> **Exercise aim**: Copy out every line in the entries below that includes "kKeep".

> **Records provided**:
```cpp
template <int K, int HB>
struct DevMasks2 {
    static constexpr bool kLight = Sv2Light<K, HB>::value;
    uint64_t VA[16], VB[16];
    uint64_t sum = 0, sum2 = 0;
    uint32_t sumh = 0;
    uint32_t xh = 0, xlo = 0;
    uint32_t rep = 0;
    static constexpr int kWordCopies = K <= 6 ? (((1 << HB) >> (2 * (K <= 6 ? K : 0))) < 64 ? ((1 << HB) >> (2 * (K <= 6 ? K : 0))) : 64) : 1;
    uint32_t one = 1;
    uint32_t nf_s = 0;
    uint32_t nf_bits = 0;
#ifdef NTK_X_MFMASUM
    typedef int i32x4 __attribute__((ext_vector_type(4)));
    i32x4 macc = {0, 0, 0, 0}, msel = {0, 0, 0, 0};
#endif

    template <int KM, class Enc>
    __device__ __forceinline__ void compute(const Enc &en, bool tail_tile, int64_t lane_base, uint64_t n_bytes)
    {
        uint64_t B[16];
#ifdef NTK_X_CLEANTILE
        {
            const uint32_t dif = (en.ex[0] ^ en.uu[0]) | (en.ex[1] ^ en.uu[1]) | (en.ex[2] ^ en.uu[2]) | (en.ex[3] ^ en.uu[3]);
            if (!tail_tile && __builtin_amdgcn_ballot_w64(dif != 0u) == 0ull) {
#pragma unroll
                for (int i = 0; i < 16; i++) { VA[i] = Sv2Geom<KM>::kKeep; VB[i] = ~0ull; }
                asm volatile("" ::: "memory");
                return;
            }
        }
#endif
#ifdef NTK_ABL_NOSDWA
#pragma unroll
        for (int i = 0; i < 16; i++) B[i] = __builtin_amdgcn_ballot_w64(en.ex[i & 3] != (uint32_t)i);
        if (false) {
#endif
        NTK_SDWA_EQ(B[0], en.ex[0], en.uu[0], BYTE_0);  NTK_SDWA_EQ(B[1], en.ex[0], en.uu[0], BYTE_1);
        NTK_SDWA_EQ(B[2], en.ex[0], en.uu[0], BYTE_2);  NTK_SDWA_EQ(B[3], en.ex[0], en.uu[0], BYTE_3);
        NTK_SDWA_EQ(B[4], en.ex[1], en.uu[1], BYTE_0);  NTK_SDWA_EQ(B[5], en.ex[1], en.uu[1], BYTE_1);
        NTK_SDWA_EQ(B[6], en.ex[1], en.uu[1], BYTE_2);  NTK_SDWA_EQ(B[7], en.ex[1], en.uu[1], BYTE_3);
        NTK_SDWA_EQ(B[8], en.ex[2], en.uu[2], BYTE_0);  NTK_SDWA_EQ(B[9], en.ex[2], en.uu[2], BYTE_1);
        NTK_SDWA_EQ(B[10], en.ex[2], en.uu[2], BYTE_2); NTK_SDWA_EQ(B[11], en.ex[2], en.uu[2], BYTE_3);
        NTK_SDWA_EQ(B[12], en.ex[3], en.uu[3], BYTE_0); NTK_SDWA_EQ(B[13], en.ex[3], en.uu[3], BYTE_1);
        NTK_SDWA_EQ(B[14], en.ex[3], en.uu[3], BYTE_2); NTK_SDWA_EQ(B[15], en.ex[3], en.uu[3], BYTE_3);
#ifdef NTK_ABL_NOSDWA
        }
#endif
        if (tail_tile) {
#pragma unroll
            for (int i = 0; i < 16; i++) B[i] &= __builtin_amdgcn_ballot_w64(lane_base + i < (int64_t)n_bytes);
        }
#ifdef NTK_ABL_NOMASKALG
#pragma unroll
        for (int i = 0; i < 16; i++) { VA[i] = B[i]; VB[i] = ~0ull; }
#else
        window_masks_ab_any<KM>(B, VA, VB);
#endif
    }

    __device__ __forceinline__ uint64_t min64(uint64_t a, uint64_t b) const
    {
        uint64_t r;
        asm("v_min_f64 %0, %1, %2" : "=v"(r) : "v"(a), "v"(b));
        return r;
    }
    __device__ __forceinline__ uint32_t pk_min16_crossed(uint32_t a, uint32_t b) const
    {
        uint32_t r;
        asm("v_pk_min_u16 %0, %1, %2 op_sel:[0,1] op_sel_hi:[1,0]" : "=v"(r) : "v"(a), "v"(b));
        return r;
    }
    __device__ __forceinline__ uint32_t cell_offset_hi(uint32_t T) const
    {
        if (HB == 14) {
            uint32_t off;
            const uint32_t kMask = 0xFFFCu;
            asm("v_and_b32_sdwa %0, %1, %2 dst_sel:DWORD dst_unused:UNUSED_PAD src0_sel:DWORD src1_sel:WORD_1" : "=v"(off) : "s"(kMask), "v"(T));
            return off;
        }
// ... 289 lines not shown
#undef NTK_R_SUM_1
#undef NTK_R_SUM_0
#undef NTK_R_CNT
#undef NTK_R_CNT_FIRST
#undef NTK_R_HIST
#undef NTK_R_MASKS
#undef NTK_R_EXEC
};

struct NoSink {};

#ifndef NTK_SV2_MINWAVES
#define NTK_SV2_MINWAVES 1
#endif
template <int K, bool TIE_RC, bool ACCEPT_U, bool QM = false, int HB = 12, int W = 0, bool FWD = false>
__global__ __launch_bounds__(1024, NTK_SV2_MINWAVES) void scan2_kernel(ScanArgs a)
{
    static_assert(K >= 1 && K <= 32 && (HB == 12 || HB == 14), "sv2 covers 1 <= k <= 32");
    static_assert(W == 0 || Sv2MinFused<K, W>::value, "fused minimizers: see ntk_tile.hpp");
    static_assert(W == 0 || K <= 16 || Sv2Light<K, HB>::value, "fused minimizers sum the lo word only: the cell must cover the bits above it");
    constexpr bool WORD = K <= 16;
    constexpr bool LIGHT = Sv2Light<K, HB>::value && !WORD;
    constexpr int kCells = 1 << HB;
    using Geo = Sv2Geom<(W ? K + W - 1 : K)>;
    constexpr uint32_t kStride = Geo::kStride, kHaloB = Geo::kHaloBytes;
    struct Lds { uint32_t hist[kCells]; uint64_t red[16 * 6]; };
    __shared__ Lds L;
    uint32_t *const s_hist = L.hist;
    uint64_t *const s_red = L.red;
    if ((uint32_t)(uintptr_t)&L.hist[0] != 0u) __builtin_trap();

#ifdef NTK_V_CLOCKS
    const uint64_t dbg_c0 = clock64(), dbg_w0 = wall_clock64();
    uint32_t dbg_tiles = 0;
#endif
#ifndef NTK_X_FASTSTART
    if (a.zero_acc && blockIdx.x == 0)
        for (uint32_t i = threadIdx.x; i < a.zero_words; i += blockDim.x) a.zero_acc[i] = 0;
    for (int i = threadIdx.x; i < kCells; i += blockDim.x) s_hist[i] = 0;
    __syncthreads();

#endif
    const uint32_t lane = threadIdx.x & 63u;
    const uint32_t wave = __builtin_amdgcn_readfirstlane(threadIdx.x >> 6);
    const uint32_t shard = blockIdx.x % a.n_shards;
    const uint32_t launch_tiles = (uint32_t)(a.tile_end - a.tile_begin);
    const uint32_t shard_begin = shard * a.tiles_per_shard;
    uint32_t shard_end = shard_begin + a.tiles_per_shard;
    if (shard_end > launch_tiles) shard_end = launch_tiles;
    uint32_t *ctr = a.work_counters + shard * 16;
    const uint32_t shard_tiles = shard_begin < shard_end ? shard_end - shard_begin : 0u;
#ifdef NTK_X_FASTSTART
    uint32_t next = 0;
    if (lane == 0) next = atomicAdd(ctr, a.chunk_tiles);
    if (a.zero_acc && blockIdx.x == 0)
        for (uint32_t i = threadIdx.x; i < a.zero_words; i += blockDim.x) a.zero_acc[i] = 0;
    for (int i = threadIdx.x; i < kCells / 4; i += blockDim.x) reinterpret_cast<u32x4 *>(s_hist)[i] = u32x4{0u, 0u, 0u, 0u};
    __syncthreads();
#endif
    constexpr bool SPEC = TIE_RC && !ACCEPT_U && W == 0 && !FWD;
    uint32_t lc = 0;
    if (SPEC && a.lower_flag_next && blockIdx.x == 0 && threadIdx.x == 0) *a.lower_flag_next = 0;
    DevXL xl;
    DevMasks2<K, HB> mp;
    NoSink sink;
    mp.rep = lane & (uint32_t)(DevMasks2<K, HB>::kWordCopies - 1);
#ifdef NTK_X_MFMASUM
    { const int sel = 1 << (8 * (lane & 3)); mp.msel = {sel, sel, sel, sel}; }
#endif

#ifndef NTK_X_FASTSTART
    uint32_t next = 0;
    if (lane == 0) next = atomicAdd(ctr, a.chunk_tiles);
#endif
    next = __builtin_amdgcn_readfirstlane(next);
#ifdef NTK_X_GUIDED
    uint32_t c_cur = a.chunk_tiles;
    const uint32_t shard_waves2 = 2u * ((gridDim.x + a.n_shards - 1) / a.n_shards) * (blockDim.x >> 6);
#endif
    while (next < shard_tiles) {
        const uint32_t r0 = shard_begin + next;
#ifdef NTK_X_GUIDED
        uint32_t r1 = r0 + c_cur;
        if (r1 > shard_end) r1 = shard_end;
        {
            const uint32_t done = next + c_cur < shard_tiles ? next + c_cur : shard_tiles;
            uint32_t c = (shard_tiles - done) / shard_waves2;
            c = c < 2u ? 2u : (c > a.chunk_tiles ? a.chunk_tiles : c);
            c_cur = c;
            if (lane == 0) next = atomicAdd(ctr, c);
        }
#else
        uint32_t r1 = r0 + a.chunk_tiles;
        if (r1 > shard_end) r1 = shard_end;
        if (lane == 0) next = atomicAdd(ctr, a.chunk_tiles);
#endif
        const uint64_t t0 = a.tile_begin + r0;
// ... 29 lines not shown
#endif
        auto process = [&](const u32x4 &t, const u32x4 &q, uint32_t r, auto &&after_encode) {
            const bool tail = r >= a.tail_tile_rel;
            Raw16 raw{t.x, t.y, t.z, t.w};
            if constexpr (SPEC && !QM) {
                if (tail) lc |= or_of_input_bytes(raw, (int64_t)a.n_bytes - ((int64_t)tile_byte - (int64_t)kHaloB + lane * 16));
                else lc = bitop3<0xFE>(bitop3<0xFE>(lc, t.x, t.y), t.z, t.w);
            }
            if constexpr (QM) raw = quality_break16(raw, Raw16{q.x, q.y, q.z, q.w}, a.q_add, a.q_sel);
            if constexpr (SPEC && QM) {
                if (tail) lc |= or_of_input_bytes(lower_watch16(raw), (int64_t)a.n_bytes - ((int64_t)tile_byte - (int64_t)kHaloB + lane * 16));
                else lc = lower_watch_or(lower_watch_or(lower_watch_or(lower_watch_or(lc, raw.x), raw.y), raw.z), raw.w);
            }
#ifdef NTK_ABL_LOADSONLY
            mp.xlo ^= raw.x ^ raw.y ^ raw.z ^ raw.w; (void)tail;
            after_encode();
#elif defined(NTK_ABL_FLOOR)
            (void)tail; (void)raw;
            after_encode();
            fl_code += fl_step; fl_rcode += fl_code;
            lane_tile_sv2<TIE_RC, K>(sink, xl, mp, fl_code, fl_rcode);
#else
            const EncSV2 en = encode16_sv2<ACCEPT_U>(raw);
            mp.template compute<(W ? K + W - 1 : K)>(en, tail, (int64_t)tile_byte - (int64_t)kHaloB + lane * 16, a.n_bytes);
            after_encode();
            if constexpr (W > 0) lane_tile_sv2_min<TIE_RC, K, W>(sink, xl, mp, en.code, en.rcode);
            else if constexpr (WORD) lane_tile_sv2w<TIE_RC, K, FWD>(sink, xl, mp, en.code, en.rcode);
            else if constexpr (FWD) lane_tile_sv2_fwd<K>(sink, xl, mp, en.code);
            else lane_tile_sv2<TIE_RC, K>(sink, xl, mp, en.code, en.rcode);
#endif
            voff += kStride; tile_byte += kStride;
#ifdef NTK_V_CLOCKS
            dbg_tiles++;
#endif
        };
        u32x4 ta = load_tile(voff), qa = ta;
        if constexpr (QM) qa = load_qual(voff);
#ifdef NTK_X_PREFETCH2
        u32x4 tb = ta;
        if (r0 + 1 < r1) tb = load_tile(voff + kStride);
        for (uint32_t r = r0; r < r1; r += 2) {
            process(ta, qa, r, [&] { if (r + 2 < r1) ta = load_tile(voff + 2 * kStride); });
            if (r + 1 < r1) process(tb, qa, r + 1, [&] { if (r + 3 < r1) tb = load_tile(voff + 2 * kStride); });
        }
#else
        for (uint32_t r = r0; r < r1; r++)
            process(ta, qa, r, [&] {
                if (r + 1 < r1) { ta = load_tile(voff + kStride); if constexpr (QM) qa = load_qual(voff + kStride); }
            });
#endif
        next = __builtin_amdgcn_readfirstlane(next);
    }

#ifdef NTK_V_CLOCKS
    if ((threadIdx.x & 63) == 0 && a.values) {
        uint32_t hwid, xcc;
        asm volatile("s_getreg_b32 %0, hwreg(HW_REG_HW_ID)" : "=s"(hwid));
        asm volatile("s_getreg_b32 %0, hwreg(HW_REG_XCC_ID)" : "=s"(xcc));
        const size_t w = (size_t)blockIdx.x * (blockDim.x >> 6) + (threadIdx.x >> 6);
        a.values[w * 4 + 0] = dbg_w0; a.values[w * 4 + 1] = wall_clock64();
// ... 1221 lines not shown
```

### needletail_amd/csrc/ntk_tile.hpp

```cpp
#pragma once
#include <stdint.h>

#if defined(__HIPCC__)
#define NTK_HD __host__ __device__ __forceinline__
#else
#define NTK_HD inline
#endif

namespace ntk {

constexpr int kTileBytes = 1024;
constexpr int kHistBins = 4096;

struct ScanArgs {
    const uint8_t *seq;
    uint64_t n_bytes;
    uint64_t n_tiles;
    uint64_t tile_begin;
    uint64_t tile_end;
    uint32_t *work_counters;
    uint32_t n_shards;
    uint32_t tiles_per_shard;
    uint32_t chunk_tiles;
    uint32_t tail_tile_rel;
// ... 570 lines not shown
{
    const uint32_t mh = (uint32_t)(k.k >> 32), ml = (uint32_t)k.k;
    lo = alignbit(mh, ml, 11);
    hi = mh >> 11;
    sbit = ml & 1u;
}
NTK_HD void key_fields(KeyG k, uint32_t &lo, uint32_t &hi, uint32_t &sbit) { lo = (uint32_t)k.v; hi = (uint32_t)(k.v >> 32); sbit = k.s; }

inline void scan_args_set_window(ScanArgs &a, uint32_t w)
{
    a.min_w = w;
    a.min_halo_lanes = (uint32_t)kHaloLanes + (w - 1 + 15) / 16;
    uint32_t q = 1;
    while (2 * q <= w) q *= 2;
    a.min_overlap = w - q;
    uint32_t len = 1;
    for (int i = 0; i < 6; i++) { const uint32_t sft = len < w ? (len < w - len ? len : w - len) : 0; a.min_smear[i] = sft; len += sft; }
    const uint32_t kw = a.k + w - 1;
    len = 1;
    for (int i = 0; i < 6; i++) { const uint32_t sft = kw <= 49 && len < kw ? (len < kw - len ? len : kw - len) : 0; a.min_smear_kw[i] = sft; len += sft; }
    if (kw == 1) a.min_smear_kw[0] = 0;
}

template <int K>
NTK_HD void window_masks_ab(const uint64_t (&G)[16], uint64_t (&A)[16], uint64_t (&B)[16])
{
    static_assert(K >= 17 && K <= 32, "sv path is built for 17 <= k <= 32");
    uint64_t S[16];
    S[15] = G[15];
#pragma unroll
    for (int i = 14; i >= 0; i--) S[i] = S[i + 1] & G[i];
#pragma unroll
    for (int j = 0; j < 16; j++) {
        const int c = 17 + j - K, a_ = c > 0 ? c : 0;
        uint64_t v = S[a_] << 1;
        if (c < 0) v &= S[(33 + j - K) & 15] << 2;
        B[j] = v;
    }
#ifdef NTK_X_EXACTHALO
    A[0] = G[0];
#else
    A[0] = G[0] & ~3ull;
#endif
#pragma unroll
    for (int j = 1; j < 16; j++) A[j] = A[j - 1] & G[j];
}

template <int K>
NTK_HD void window_masks1_ab(const uint64_t (&G)[16], uint64_t (&A)[16], uint64_t (&B)[16], const uint64_t kNoHalo = ~3ull)
{
    static_assert(K >= 1 && K <= 16, "k <= 16 variant");
    constexpr uint64_t kAll = ~0ull;
    if constexpr (K >= 9) {
        uint64_t P[16], S[16], S8[8], P8[16];
        P[0] = G[0] & kNoHalo;
#pragma unroll
        for (int j = 1; j < 16; j++) P[j] = P[j - 1] & G[j];
        S[15] = G[15];
#pragma unroll
        for (int i = 14; i >= 0; i--) S[i] = S[i + 1] & G[i];
        S8[7] = G[7];
#pragma unroll
        for (int i = 6; i >= 1; i--) S8[i] = S8[i + 1] & G[i];
        P8[8] = G[8] & kNoHalo;
#pragma unroll
        for (int j = 9; j < 15; j++) P8[j] = P8[j - 1] & G[j];
// ... 9 lines not shown
    }
    constexpr int P = K >= 8 ? 8 : (K >= 4 ? 4 : (K >= 2 ? 2 : 1));
    uint64_t E[32];
#pragma unroll
    for (int i = 0; i < 16; i++) { E[16 + i] = G[i]; E[i] = G[i] << 1; }
    E[16] &= kNoHalo;
#pragma unroll
    for (int w = 1; w < P; w *= 2) {
#pragma unroll
        for (int e = 31; e >= 2 * w - 1; e--) E[e] &= E[e - w];
    }
#pragma unroll
    for (int j = 0; j < 16; j++) {
        if constexpr (K > P) {
            A[j] = E[16 + j];
            B[j] = j >= K ? (E[16 + j - (K - P)] & kNoHalo) : E[16 + j - (K - P)];
        } else {
            A[j] = E[16 + j];
            B[j] = j >= K ? kNoHalo : kAll;
        }
    }
}

template <int KM> struct Sv2Geom {
    static_assert(KM >= 1 && KM <= 48, "window of at most 48 bytes");
    static constexpr int kHalo = KM <= 32 ? 2 : 3;
    static constexpr int kSlots = 64 - kHalo;
#ifdef NTK_X_EXACTHALO
    static constexpr int kStride = (KM >= 17 && KM <= 32) ? ((1024 - (KM - 1)) & ~3) : kSlots * 16;
#else
    static constexpr int kStride = kSlots * 16;
#endif
    static constexpr int kHaloBytes = kHalo * 16;
    static constexpr uint64_t kKeep = ~((1ull << kHalo) - 1ull);
};
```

> **Task response**:
                for (int i = 0; i < 16; i++) { VA[i] = Sv2Geom<KM>::kKeep; VB[i] = ~0ull; }
    static constexpr uint64_t kKeep = ~((1ull << kHalo) - 1ull);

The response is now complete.